I hope they fixed all performance issues they introduced in 5.6 for spot removal and selective brush.


----------



## Werz (Nov 19, 2014)

I'm trying to buy Lightroom as a standalone product (never had it before) but I can't find how on Adobe's website. Every link they're trying to sell you their monthly plan which I don't want. When I finally found a standalone link, it says :
I want to buy:	Upgrade
I own:	Upgrade from Photoshop Lightroom 1.x, 2.x, 3.x or 4.x

I don't want to upgrade... ugh. Can anybody help me?

EDIT : n/m found it.. you have to edit then save...they sure don't make it easy.


----------



## weixing (Nov 19, 2014)

Hi,
Adobe DNG Converter 8.7 is also available now with 7D2 support... ;D

http://www.adobe.com/support/downloads/detail.jsp?ftpID=5855

Have a nice day.


----------



## privatebydesign (Nov 19, 2014)

Werz said:


> I'm trying to buy Lightroom as a standalone product (never had it before) but I can't find how on Adobe's website. Every link they're trying to sell you their monthly plan which I don't want. When I finally found a standalone link, it says :
> I want to buy:	Upgrade
> I own:	Upgrade from Photoshop Lightroom 1.x, 2.x, 3.x or 4.x
> 
> ...



I seem to post this link every month or so.
https://www.adobe.com/products/catalog/software._sl_id-contentfilter_sl_catalog_sl_software_sl_mostpopular.html?PID=6158010#

Last time was less than a week ago, here: http://www.canonrumors.com/forum/index.php?topic=23699.msg463298#msg463298

You don't have to edit then save, just go to the products page and click on the BUY tab right next to Lightroom and select how you want it.

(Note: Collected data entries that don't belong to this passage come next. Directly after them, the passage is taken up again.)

__device__ inline int pl_slot(unsigned long long slots, int r) { return (int)(signed char)(unsigned char)(slots >> (8 * r)); }
template <typename WT> struct PlLoraRegs {
    f32x4 qa_[3], qb_[3], oa_[3], ob_;
    template <typename Q> __device__ inline f32x4& qa(Q&, int j) { return qa_[j]; }
    template <typename Q> __device__ inline f32x4& qb(Q&, int j) { return qb_[j]; }
    template <typename O> __device__ inline f32x4& oa(O&, int j) { return oa_[j]; }
    template <typename Q> __device__ inline f32x4& ob(Q&) { return ob_; }
};
template <> struct PlLoraRegs<float> {
    __device__ inline f32x4& qa(f32x4 (&q_w)[2][3], int j) { return q_w[0][j]; }
    __device__ inline f32x4& qb(f32x4 (&q_w)[2][3], int j) { return q_w[1][j]; }
    __device__ inline f32x4& oa(f32x4 (&o_w)[3], int j) { return o_w[j]; }
    __device__ inline f32x4& ob(f32x4 (&q_w)[2][3]) { return q_w[0][0]; }
};
template <int N>
__device__ inline bool sweep_masked(const u64* base, unsigned lane_elem, bool valid, unsigned tag, float (&v)[N], int* err, int code, int* abort_s, int nap) {
    const u64* p = base + (valid ? lane_elem : 0u);
    asm volatile("" : "+v"(p));
#pragma unroll
    for (int k = 0; k < N; ++k) v[k] = 0.f;
    if (!__any(valid)) return true;
#pragma unroll 1
    for (unsigned spins = 0;; ++spins) {
        bool ok = true;
        if (valid) {
#pragma unroll
            for (int k = 0; k < N; ++k) {
                const u64 x = __hip_atomic_load(p + k, __ATOMIC_RELAXED, __HIP_MEMORY_SCOPE_AGENT);
                v[k] = __builtin_bit_cast(float, (unsigned)x);
                ok = ok && ((unsigned)(x >> 32) == tag);
            }
        }
        if (__all(ok)) return true;
        bool giveup = spins >= PL_SPIN_LIMIT || PL_ABORT_GET(abort_s) != 0;
        if (!giveup && (spins & 1023u) == 1023u) giveup = __hip_atomic_load(err, __ATOMIC_RELAXED, __HIP_MEMORY_SCOPE_AGENT) != 0;
        if (giveup) {
            if ((threadIdx.x & 63) == 0) { atomicCAS(err, 0, code); PL_ABORT_SET(abort_s); }
            return false;
        }
        for (int z = 0; z < nap; ++z) __builtin_amdgcn_s_sleep(2);
    }
}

P.S. I wouldn't buy it this week if you can wait, it seems to be an item retailers heavily discount in the holiday season.


----------



## Chaitanya (Nov 19, 2014)

Ladislav said:


> I hope they fixed all performance issues they introduced in 5.6 for spot removal and selective brush.

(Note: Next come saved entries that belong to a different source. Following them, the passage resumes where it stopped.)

__device__ inline void mark_as_picked(uint32_t scan_i, int cr, uint8_t* flags, const uint8_t* gaps, int lane) {
// ... 271 lines not shown
        if (!(ep > sp) || ep - sp + 1 < (unsigned long long)cr) simple = 0;
      }
      s_simple = simple && !force_sequential;
    }
    float* c = (float*)(wave_base + wid * wave_bytes);
    uint32_t* sorted = (uint32_t*)(c + nmax);
    int8_t* label = (int8_t*)(sorted + nmax);
    for (int jb = 0; jb < nreg; jb += FEAT_WAVES) {
      const int j = jb + wid;
      uint32_t n = 0, gsp = 0, scan_sp = 0;
      if (j < nreg) {
        const unsigned long long sp = ((s0 + cr) * (unsigned long long)(nreg - j) + (e0 - cr) * (unsigned long long)j) / nreg;
        const unsigned long long ep = ((s0 + cr) * (unsigned long long)(nreg - 1 - j) + (e0 - cr) * (unsigned long long)(j + 1)) / nreg - 1;
        if (ep > sp) {
          n = (uint32_t)(ep - sp + 1);
          gsp = base + (uint32_t)sp;
          scan_sp = (uint32_t)(sp - s0);
        }
      }
      if (lane == 0) { reg_n[wid] = n; reg_gsp[wid] = gsp; reg_scan[wid] = scan_sp; }
      for (uint32_t e = lane; e < n; e += 64) {
        c[e] = curv_all[scan_sp + e];
        label[e] = 0;
      }
      if (lane < 4 && n) c[n + lane] = __builtin_inff();
      __syncthreads();
      FT_TS(1);
      if (sortP == 64) wave_sort_curvature<1>(c, n, sorted, lane);
      else if (sortP == 128) wave_sort_curvature<2>(c, n, sorted, lane);
      else if (sortP == 256) wave_sort_curvature<4>(c, n, sorted, lane);
      else if (sortP == 512) wave_sort_curvature<8>(c, n, sorted, lane);
      else if (wid < (int)nwaves) {
        unsigned long long* keys = (unsigned long long*)(wave_base + nwaves * wave_bytes + (size_t)wid * sortP * 8);
        for (uint32_t e = lane; e < sortP; e += 64)
          keys[e] = e < n ? ((unsigned long long)__float_as_uint(c[e]) << 32) | e : ~0ull;
        wave_lds_sync();
        for (uint32_t k = 2; k <= sortP; k <<= 1) {
          for (uint32_t j = k >> 1; j > 0; j >>= 1) {
            for (uint32_t t = lane; t < sortP / 2; t += 64) {
              const uint32_t i = ((t / j) * 2 * j) + (t % j), l = i + j;
              const unsigned long long a = keys[i], b = keys[l];
              const bool up = (i & k) == 0;
              if ((a > b) == up) { keys[i] = b; keys[l] = a; }
            }
            wave_lds_sync();
          }
        }
        for (uint32_t e = lane; e < n; e += 64) sorted[e] = (uint32_t)keys[e];
      }
      __syncthreads();
      FT_TS(2);
      if (s_simple) {
        const uint32_t rn = reg_n[wid];
        if (rn) {
          if (wid == 0 && jb > 0)
            for (uint32_t e = lane; e < (uint32_t)cr && e < rn; e += 64) flags[reg_scan[0] + e] |= fwd[reg_scan[0] + e];
          wave_lds_sync();
          region_picks(P, cr, rn, reg_gsp[wid], reg_scan[wid], c, sorted, label, flags, fwd, gaps, pickS + (size_t)j * P.max_sharp,
                       pickLS + (size_t)j * P.max_less_sharp, pickF + (size_t)j * P.max_flat, rcnt[j], lane);
        }
        __syncthreads();
        if (wid == 0) {
          for (int w = 1; w < FEAT_WAVES && jb + w < nreg; w++) {
            const uint32_t rn2 = reg_n[w], rscan2 = reg_scan[w], rgsp2 = reg_gsp[w];
            const float* rc = (const float*)(wave_base + w * wave_bytes);
            const uint32_t* rsorted = (const uint32_t*)(rc + nmax);
            int8_t* rlabel = (int8_t*)(rsorted + nmax);
            const bool hit = lane < cr && (uint32_t)lane < rn2 && fwd[rscan2 + lane] != 0 && rlabel[lane] != 0;
            if (__ballot(hit)) {
              for (uint32_t e = lane; e < rn2; e += 64) {
                flags[rscan2 + e] = flags0[rscan2 + e] | (e < (uint32_t)cr ? fwd[rscan2 + e] : (uint8_t)0);
                rlabel[e] = 0;
              }
              for (uint32_t e = lane; e < (uint32_t)cr; e += 64) fwd[rscan2 + rn2 + e] = 0;
              wave_lds_sync();
              region_picks(P, cr, rn2, rgsp2, rscan2, rc, rsorted, rlabel, flags, fwd, gaps, pickS + (size_t)(jb + w) * P.max_sharp,
                           pickLS + (size_t)(jb + w) * P.max_less_sharp, pickF + (size_t)(jb + w) * P.max_flat, rcnt[jb + w], lane);
            }
          }
        }
      } else if (wid == 0) {
        for (int w = 0; w < FEAT_WAVES && jb + w < nreg; w++) {
          const uint32_t rn2 = reg_n[w];
          if (rn2 == 0) continue;
          const float* rc = (const float*)(wave_base + w * wave_bytes);
          const uint32_t* rsorted = (const uint32_t*)(rc + nmax);
          int8_t* rlabel = (int8_t*)(rsorted + nmax);
          region_picks(P, cr, rn2, reg_gsp[w], reg_scan[w], rc, rsorted, rlabel, flags, nullptr, gaps, pickS + (size_t)(jb + w) * P.max_sharp,
                       pickLS + (size_t)(jb + w) * P.max_less_sharp, pickF + (size_t)(jb + w) * P.max_flat, rcnt[jb + w], lane);
        }
      }
      __syncthreads();
      FT_TS(3);
      for (uint32_t e = lane; e < n; e += 64) lf_valid[gsp + e] = label[e] <= 0 ? 1 : 0;
      __syncthreads();
    }
  }
  if (wid == 0 && len > 2u * cr + 1u) {
    uint32_t* lists[3] = {pickS, pickLS, pickF};
    const uint32_t per[3] = {(uint32_t)P.max_sharp, (uint32_t)P.max_less_sharp, (uint32_t)P.max_flat};
    uint32_t tot[3] = {0, 0, 0};
    for (int j = 0; j < nreg; j++) {
#pragma unroll
      for (int q = 0; q < 3; q++) {
        const uint32_t cnt = rcnt[j][q], src = (uint32_t)j * per[q];
        if (src != tot[q]) {
          for (uint32_t k0 = 0; k0 < cnt; k0 += 64) {
            const uint32_t k = k0 + lane;
            const uint32_t v = k < cnt ? lists[q][src + k] : 0u;
            wave_lds_sync();
            if (k < cnt) lists[q][tot[q] + k] = v;
            wave_lds_sync();
          }
        }
        tot[q] += cnt;
      }
    }
    nS = tot[0]; nLS = tot[1]; nF = tot[2];
  }
  if (tid == 0) {
    cntS[r] = nS;
    cntLS[r] = nLS;
    cntF[r] = nF;
    npick[0] = nS; npick[1] = nLS; npick[2] = nF;
  }
  __syncthreads();
  for (uint32_t k = tid; k < npick[0]; k += blockDim.x) slotS[(size_t)r * capS + k] = cloud[pickS[k]];
  for (uint32_t k = tid; k < npick[1]; k += blockDim.x) slotLS[(size_t)r * capLS + k] = cloud[pickLS[k]];
  for (uint32_t k = tid; k < npick[2]; k += blockDim.x) slotF[(size_t)r * capF + k] = cloud[pickF[k]];
  FT_TS(4);
}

Keep your expectations low, auto correction on this version of lightroom have been the worst so far. Hopefully next version will be better in this regard.


----------



## Big_Ant_TV_Media (Nov 19, 2014)

finally let the onslaught of 7D Mark 2 raw files break the internet lol


----------



## JonAustin (Nov 19, 2014)

Adobe is burning through the 5.x version numbers pretty quickly ... can v6 be far behind?


----------



## Don Haines (Nov 19, 2014)

Downloaded
installed
works on 7D2 RAW files

I am happy


----------



## digital noise (Nov 19, 2014)

JonAustin said:


> Adobe is burning through the 5.x version numbers pretty quickly ... can v6 be far behind?


Not sure if I read it somewhere or if it was a dream, but I think March of 2015 was Lr6 time...


----------



## Marsu42 (Nov 19, 2014)

JonAustin said:


> Adobe is burning through the 5.x version numbers pretty quickly ... can v6 be far behind?



This is just because - thankfully - Adobe takes less time to update the built-in raw converter in LR, which means releasing a new LR version (unlike the ACR plugin for PS).

I also read about the rumored LR6 release, but there's really no telling at all how long they take with their internal LR6 alpha releases and how many public betas there will be. Note that for new LR beta versions, you usually cannot import your old collections, it's for testing only.


----------



## RustyTheGeek (Nov 19, 2014)

Chaitanya said:


> Ladislav said:
> 
> 
> > I hope they fixed all performance issues they introduced in 5.6 for spot removal and selective brush.
> ...



Ditto. Knowing Adobe, most of their updates break more than they fix. In fact, it's a total crap shoot every time you install anything from Adobe. I cringe every time...


----------



## JonAustin (Nov 19, 2014)

Marsu42 said:


> JonAustin said:
> 
> 
> > Adobe is burning through the 5.x version numbers pretty quickly ... can v6 be far behind?
> ...



Yes, but there are version numbers and then there are version numbers. By making this v5.7, instead of (for example) 5.65, there are only two more 5.x numbers left before the big six-oh. I guess they could always resort to 5.901, 5.902 ...


----------



## NancyP (Nov 19, 2014)

Uh-oh.  Now that there is RAW conversion, my G.A.S. is heating up for 1. the 7D2 2. the new laptop I have been planning on in the next few months to a year (I buy laptops on the 5 year plan, last one mid-2010). Yes, just make some space on the old laptop and install new operating system (current 10.6.8 runs Lr4 but not Lr5), then install Lr5. 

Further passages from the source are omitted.